Stored data
- - -
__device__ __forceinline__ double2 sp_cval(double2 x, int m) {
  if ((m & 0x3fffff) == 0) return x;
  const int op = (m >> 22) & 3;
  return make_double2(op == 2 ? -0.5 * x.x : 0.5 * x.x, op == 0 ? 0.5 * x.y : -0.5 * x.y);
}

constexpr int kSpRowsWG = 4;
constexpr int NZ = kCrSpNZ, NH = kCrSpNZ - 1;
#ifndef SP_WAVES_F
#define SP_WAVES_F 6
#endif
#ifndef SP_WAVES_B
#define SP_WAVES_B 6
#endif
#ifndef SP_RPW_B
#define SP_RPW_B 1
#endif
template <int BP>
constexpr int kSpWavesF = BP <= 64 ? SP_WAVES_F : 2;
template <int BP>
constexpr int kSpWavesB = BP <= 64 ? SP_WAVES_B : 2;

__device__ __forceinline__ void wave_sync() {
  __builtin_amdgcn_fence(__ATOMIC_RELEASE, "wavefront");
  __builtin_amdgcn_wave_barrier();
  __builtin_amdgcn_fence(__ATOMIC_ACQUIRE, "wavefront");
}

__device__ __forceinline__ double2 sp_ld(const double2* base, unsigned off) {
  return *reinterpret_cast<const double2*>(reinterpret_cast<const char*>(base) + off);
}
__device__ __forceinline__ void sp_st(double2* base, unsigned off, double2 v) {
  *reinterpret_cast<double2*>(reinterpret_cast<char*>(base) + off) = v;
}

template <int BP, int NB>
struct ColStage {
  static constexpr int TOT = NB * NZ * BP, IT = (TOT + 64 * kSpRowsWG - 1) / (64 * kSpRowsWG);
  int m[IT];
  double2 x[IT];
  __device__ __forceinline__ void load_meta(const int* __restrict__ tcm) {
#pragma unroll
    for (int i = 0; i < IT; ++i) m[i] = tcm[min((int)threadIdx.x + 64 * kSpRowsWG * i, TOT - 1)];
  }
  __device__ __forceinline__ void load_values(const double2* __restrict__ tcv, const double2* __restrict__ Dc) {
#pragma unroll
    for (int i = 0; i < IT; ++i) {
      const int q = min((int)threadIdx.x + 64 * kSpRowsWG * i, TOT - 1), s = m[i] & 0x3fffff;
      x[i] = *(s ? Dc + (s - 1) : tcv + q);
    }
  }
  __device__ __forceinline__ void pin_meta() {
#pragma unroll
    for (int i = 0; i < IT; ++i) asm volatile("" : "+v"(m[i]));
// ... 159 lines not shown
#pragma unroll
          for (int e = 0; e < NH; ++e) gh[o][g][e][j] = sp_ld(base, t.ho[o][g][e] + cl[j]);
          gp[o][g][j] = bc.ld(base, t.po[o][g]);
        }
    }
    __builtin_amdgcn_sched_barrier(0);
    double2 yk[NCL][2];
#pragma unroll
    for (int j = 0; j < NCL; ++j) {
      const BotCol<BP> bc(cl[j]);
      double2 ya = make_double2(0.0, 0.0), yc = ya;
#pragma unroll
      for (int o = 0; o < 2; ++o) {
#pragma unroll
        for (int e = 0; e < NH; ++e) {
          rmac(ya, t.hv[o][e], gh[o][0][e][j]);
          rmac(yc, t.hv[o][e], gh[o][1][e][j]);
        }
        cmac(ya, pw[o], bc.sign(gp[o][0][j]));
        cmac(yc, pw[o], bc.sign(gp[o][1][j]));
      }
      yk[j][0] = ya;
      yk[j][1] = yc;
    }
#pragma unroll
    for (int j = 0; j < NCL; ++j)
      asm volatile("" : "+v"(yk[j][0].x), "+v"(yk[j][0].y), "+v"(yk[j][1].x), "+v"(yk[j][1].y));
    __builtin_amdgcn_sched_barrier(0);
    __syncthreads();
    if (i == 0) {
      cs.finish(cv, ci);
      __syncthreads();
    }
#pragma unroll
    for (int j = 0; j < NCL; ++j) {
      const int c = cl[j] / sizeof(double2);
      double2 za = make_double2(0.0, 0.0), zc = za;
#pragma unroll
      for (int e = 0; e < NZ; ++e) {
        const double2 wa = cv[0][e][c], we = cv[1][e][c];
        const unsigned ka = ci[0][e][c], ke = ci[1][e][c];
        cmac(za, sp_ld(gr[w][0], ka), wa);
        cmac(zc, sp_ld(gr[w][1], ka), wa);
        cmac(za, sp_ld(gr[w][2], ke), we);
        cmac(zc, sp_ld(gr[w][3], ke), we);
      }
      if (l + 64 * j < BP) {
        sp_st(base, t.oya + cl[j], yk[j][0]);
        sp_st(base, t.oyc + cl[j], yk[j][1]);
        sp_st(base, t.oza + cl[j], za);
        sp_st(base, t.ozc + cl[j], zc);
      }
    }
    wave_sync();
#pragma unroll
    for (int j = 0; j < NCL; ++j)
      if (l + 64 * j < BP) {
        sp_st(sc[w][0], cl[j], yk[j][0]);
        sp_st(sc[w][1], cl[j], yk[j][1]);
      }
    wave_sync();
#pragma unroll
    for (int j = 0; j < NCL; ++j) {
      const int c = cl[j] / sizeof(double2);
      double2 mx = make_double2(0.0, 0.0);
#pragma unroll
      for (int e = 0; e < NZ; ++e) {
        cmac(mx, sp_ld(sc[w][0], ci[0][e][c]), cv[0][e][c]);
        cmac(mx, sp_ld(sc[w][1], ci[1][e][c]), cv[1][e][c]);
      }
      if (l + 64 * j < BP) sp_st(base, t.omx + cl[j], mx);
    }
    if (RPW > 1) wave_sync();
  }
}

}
- - -
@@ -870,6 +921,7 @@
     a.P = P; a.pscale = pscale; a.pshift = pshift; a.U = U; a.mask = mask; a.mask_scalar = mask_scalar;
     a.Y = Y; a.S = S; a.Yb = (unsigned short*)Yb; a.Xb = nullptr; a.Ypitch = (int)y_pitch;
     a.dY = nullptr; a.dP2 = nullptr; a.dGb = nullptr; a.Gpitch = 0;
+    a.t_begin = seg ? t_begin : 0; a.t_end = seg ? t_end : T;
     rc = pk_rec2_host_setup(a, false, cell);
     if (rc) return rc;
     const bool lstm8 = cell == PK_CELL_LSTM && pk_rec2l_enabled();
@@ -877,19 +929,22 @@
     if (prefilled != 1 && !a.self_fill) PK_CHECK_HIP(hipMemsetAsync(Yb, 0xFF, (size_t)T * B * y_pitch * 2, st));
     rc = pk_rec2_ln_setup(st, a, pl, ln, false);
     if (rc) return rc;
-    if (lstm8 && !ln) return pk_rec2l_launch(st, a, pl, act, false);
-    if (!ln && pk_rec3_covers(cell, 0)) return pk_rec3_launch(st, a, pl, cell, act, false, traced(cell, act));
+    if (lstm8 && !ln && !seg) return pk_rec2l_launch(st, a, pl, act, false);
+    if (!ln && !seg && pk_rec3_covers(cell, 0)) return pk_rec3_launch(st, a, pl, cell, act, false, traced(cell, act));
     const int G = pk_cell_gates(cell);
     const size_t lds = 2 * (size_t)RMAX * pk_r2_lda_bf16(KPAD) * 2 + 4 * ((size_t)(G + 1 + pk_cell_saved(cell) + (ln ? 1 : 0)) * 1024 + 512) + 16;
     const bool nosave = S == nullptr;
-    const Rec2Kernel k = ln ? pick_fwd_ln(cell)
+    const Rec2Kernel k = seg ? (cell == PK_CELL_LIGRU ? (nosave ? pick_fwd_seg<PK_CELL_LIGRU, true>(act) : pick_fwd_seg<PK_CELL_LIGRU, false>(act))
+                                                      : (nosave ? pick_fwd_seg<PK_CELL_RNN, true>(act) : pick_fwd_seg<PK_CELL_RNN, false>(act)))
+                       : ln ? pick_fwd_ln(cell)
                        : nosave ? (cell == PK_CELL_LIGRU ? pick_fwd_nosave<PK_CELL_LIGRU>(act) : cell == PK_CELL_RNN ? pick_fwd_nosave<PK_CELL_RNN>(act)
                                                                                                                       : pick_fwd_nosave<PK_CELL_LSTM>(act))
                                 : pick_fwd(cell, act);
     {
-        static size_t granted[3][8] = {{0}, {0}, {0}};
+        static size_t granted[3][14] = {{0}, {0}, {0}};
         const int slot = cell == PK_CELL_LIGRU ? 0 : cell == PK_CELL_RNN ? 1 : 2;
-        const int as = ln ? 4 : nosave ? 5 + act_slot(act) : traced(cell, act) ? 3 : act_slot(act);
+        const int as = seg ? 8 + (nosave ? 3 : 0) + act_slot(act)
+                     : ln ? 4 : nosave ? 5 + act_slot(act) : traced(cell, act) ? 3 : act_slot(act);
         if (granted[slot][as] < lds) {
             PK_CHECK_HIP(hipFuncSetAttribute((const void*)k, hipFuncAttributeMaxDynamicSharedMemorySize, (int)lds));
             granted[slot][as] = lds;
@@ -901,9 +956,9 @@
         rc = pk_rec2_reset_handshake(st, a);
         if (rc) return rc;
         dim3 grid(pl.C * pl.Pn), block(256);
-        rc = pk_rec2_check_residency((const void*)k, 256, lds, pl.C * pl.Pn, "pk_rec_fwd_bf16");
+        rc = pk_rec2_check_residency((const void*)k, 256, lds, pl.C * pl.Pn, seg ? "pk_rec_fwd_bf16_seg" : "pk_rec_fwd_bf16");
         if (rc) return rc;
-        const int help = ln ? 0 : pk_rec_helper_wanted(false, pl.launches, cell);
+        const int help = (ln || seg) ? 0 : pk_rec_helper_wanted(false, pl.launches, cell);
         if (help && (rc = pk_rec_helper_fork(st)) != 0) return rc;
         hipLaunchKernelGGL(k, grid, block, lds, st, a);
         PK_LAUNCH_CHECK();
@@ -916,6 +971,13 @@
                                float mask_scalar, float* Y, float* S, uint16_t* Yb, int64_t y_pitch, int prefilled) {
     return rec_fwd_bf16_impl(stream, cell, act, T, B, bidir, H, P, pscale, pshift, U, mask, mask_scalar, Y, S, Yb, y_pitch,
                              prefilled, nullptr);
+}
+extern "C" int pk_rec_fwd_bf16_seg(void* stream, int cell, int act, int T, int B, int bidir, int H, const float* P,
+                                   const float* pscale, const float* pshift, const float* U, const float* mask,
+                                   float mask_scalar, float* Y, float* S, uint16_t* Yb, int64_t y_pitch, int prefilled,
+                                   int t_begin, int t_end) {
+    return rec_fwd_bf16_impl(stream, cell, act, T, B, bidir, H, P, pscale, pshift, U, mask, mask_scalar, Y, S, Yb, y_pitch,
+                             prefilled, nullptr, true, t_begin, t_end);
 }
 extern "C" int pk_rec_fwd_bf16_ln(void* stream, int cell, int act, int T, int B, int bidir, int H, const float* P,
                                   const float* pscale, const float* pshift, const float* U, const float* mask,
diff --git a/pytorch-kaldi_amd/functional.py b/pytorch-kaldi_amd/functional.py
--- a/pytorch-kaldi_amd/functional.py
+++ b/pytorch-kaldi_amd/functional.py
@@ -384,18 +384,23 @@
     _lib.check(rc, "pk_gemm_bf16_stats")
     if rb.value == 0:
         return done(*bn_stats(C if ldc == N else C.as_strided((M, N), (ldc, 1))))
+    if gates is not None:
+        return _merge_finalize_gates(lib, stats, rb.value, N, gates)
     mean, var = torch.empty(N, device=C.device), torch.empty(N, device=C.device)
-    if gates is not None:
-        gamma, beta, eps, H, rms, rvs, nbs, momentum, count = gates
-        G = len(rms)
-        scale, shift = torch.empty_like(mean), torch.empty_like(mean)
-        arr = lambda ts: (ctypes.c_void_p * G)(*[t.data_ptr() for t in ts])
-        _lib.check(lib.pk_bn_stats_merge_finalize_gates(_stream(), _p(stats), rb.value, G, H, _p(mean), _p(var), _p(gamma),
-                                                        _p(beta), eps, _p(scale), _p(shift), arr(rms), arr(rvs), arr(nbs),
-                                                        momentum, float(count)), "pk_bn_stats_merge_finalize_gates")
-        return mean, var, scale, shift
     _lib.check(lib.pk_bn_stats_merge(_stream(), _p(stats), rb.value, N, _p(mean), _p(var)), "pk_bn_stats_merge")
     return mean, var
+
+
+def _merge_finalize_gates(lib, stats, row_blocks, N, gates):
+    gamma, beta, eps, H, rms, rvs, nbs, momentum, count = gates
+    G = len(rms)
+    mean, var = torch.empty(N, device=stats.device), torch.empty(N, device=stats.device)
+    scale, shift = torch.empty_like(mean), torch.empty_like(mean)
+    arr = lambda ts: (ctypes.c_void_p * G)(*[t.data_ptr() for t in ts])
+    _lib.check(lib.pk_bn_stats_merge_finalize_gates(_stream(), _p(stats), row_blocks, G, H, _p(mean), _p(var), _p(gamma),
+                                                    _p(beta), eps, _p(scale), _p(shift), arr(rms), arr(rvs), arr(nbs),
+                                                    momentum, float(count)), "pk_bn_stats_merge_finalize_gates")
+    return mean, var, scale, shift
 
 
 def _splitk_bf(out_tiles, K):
- - -
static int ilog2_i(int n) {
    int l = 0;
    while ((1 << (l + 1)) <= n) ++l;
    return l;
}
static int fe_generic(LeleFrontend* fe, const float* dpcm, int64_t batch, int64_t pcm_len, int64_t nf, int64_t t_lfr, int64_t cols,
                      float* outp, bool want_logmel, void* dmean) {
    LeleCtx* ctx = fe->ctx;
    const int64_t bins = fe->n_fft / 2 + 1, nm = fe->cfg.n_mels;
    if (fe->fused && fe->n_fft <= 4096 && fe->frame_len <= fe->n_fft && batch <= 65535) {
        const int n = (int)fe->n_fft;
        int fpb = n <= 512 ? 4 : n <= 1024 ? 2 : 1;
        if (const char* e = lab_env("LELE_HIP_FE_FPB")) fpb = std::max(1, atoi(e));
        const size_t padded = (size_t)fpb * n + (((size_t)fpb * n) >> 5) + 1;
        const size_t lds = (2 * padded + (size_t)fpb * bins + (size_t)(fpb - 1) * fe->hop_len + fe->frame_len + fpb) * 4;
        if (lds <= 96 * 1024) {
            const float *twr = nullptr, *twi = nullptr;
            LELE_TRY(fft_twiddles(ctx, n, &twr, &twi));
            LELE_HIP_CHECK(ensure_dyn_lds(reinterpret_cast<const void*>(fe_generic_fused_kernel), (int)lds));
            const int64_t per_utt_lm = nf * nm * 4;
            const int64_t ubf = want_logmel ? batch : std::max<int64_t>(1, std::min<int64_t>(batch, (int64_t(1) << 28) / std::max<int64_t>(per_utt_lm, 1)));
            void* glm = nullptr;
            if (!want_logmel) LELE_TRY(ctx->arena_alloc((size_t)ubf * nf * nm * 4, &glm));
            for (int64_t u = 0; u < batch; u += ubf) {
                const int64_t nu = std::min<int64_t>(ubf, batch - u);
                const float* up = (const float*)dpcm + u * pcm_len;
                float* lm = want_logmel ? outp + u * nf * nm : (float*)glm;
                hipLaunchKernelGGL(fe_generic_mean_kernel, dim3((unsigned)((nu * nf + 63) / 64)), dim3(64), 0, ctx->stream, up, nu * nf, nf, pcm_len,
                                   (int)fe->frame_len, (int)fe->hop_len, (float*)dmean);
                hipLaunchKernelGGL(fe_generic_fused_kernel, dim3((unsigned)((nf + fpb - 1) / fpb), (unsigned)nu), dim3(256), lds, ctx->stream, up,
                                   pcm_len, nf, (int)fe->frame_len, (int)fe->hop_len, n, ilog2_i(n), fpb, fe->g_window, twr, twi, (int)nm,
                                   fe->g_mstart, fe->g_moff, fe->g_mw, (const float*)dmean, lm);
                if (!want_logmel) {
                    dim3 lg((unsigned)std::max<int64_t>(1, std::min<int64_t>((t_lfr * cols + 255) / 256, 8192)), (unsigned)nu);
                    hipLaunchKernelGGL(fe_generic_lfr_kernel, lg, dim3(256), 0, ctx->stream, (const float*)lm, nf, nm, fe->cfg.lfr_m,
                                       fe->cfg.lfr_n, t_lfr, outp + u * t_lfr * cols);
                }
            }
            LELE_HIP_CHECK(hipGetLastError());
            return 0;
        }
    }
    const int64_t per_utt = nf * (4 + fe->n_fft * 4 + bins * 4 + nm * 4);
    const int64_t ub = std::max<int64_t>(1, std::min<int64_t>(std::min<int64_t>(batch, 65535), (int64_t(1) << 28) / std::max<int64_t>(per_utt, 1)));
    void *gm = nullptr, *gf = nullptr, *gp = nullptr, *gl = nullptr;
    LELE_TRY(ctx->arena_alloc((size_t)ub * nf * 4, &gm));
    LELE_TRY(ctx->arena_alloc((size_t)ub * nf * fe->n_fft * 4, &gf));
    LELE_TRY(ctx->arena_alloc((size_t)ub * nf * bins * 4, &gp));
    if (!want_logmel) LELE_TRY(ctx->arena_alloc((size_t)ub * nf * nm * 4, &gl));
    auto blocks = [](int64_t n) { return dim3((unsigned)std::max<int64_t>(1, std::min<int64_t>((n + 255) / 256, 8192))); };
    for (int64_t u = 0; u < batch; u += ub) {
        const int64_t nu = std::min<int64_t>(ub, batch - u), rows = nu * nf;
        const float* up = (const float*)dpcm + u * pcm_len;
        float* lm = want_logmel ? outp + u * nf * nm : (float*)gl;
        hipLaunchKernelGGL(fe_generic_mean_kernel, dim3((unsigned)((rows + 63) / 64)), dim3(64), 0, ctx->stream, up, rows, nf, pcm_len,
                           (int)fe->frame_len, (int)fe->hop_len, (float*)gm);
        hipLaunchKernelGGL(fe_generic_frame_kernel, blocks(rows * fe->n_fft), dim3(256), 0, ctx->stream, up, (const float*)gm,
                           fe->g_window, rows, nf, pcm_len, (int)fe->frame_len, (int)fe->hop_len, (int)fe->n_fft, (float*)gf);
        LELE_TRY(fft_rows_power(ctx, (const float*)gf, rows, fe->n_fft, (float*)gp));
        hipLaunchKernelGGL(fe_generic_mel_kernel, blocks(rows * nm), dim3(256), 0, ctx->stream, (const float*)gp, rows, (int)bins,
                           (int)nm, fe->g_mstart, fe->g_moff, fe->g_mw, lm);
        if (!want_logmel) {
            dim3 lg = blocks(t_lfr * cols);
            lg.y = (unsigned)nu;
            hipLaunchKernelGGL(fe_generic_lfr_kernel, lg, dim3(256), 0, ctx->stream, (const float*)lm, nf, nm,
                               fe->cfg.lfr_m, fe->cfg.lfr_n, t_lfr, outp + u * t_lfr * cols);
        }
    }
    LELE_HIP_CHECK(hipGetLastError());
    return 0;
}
- - -
**Action item**
Copy every line in the records above that contains the word "hipGetLastError".

**Result for this task**
            LELE_HIP_CHECK(hipGetLastError());
    LELE_HIP_CHECK(hipGetLastError());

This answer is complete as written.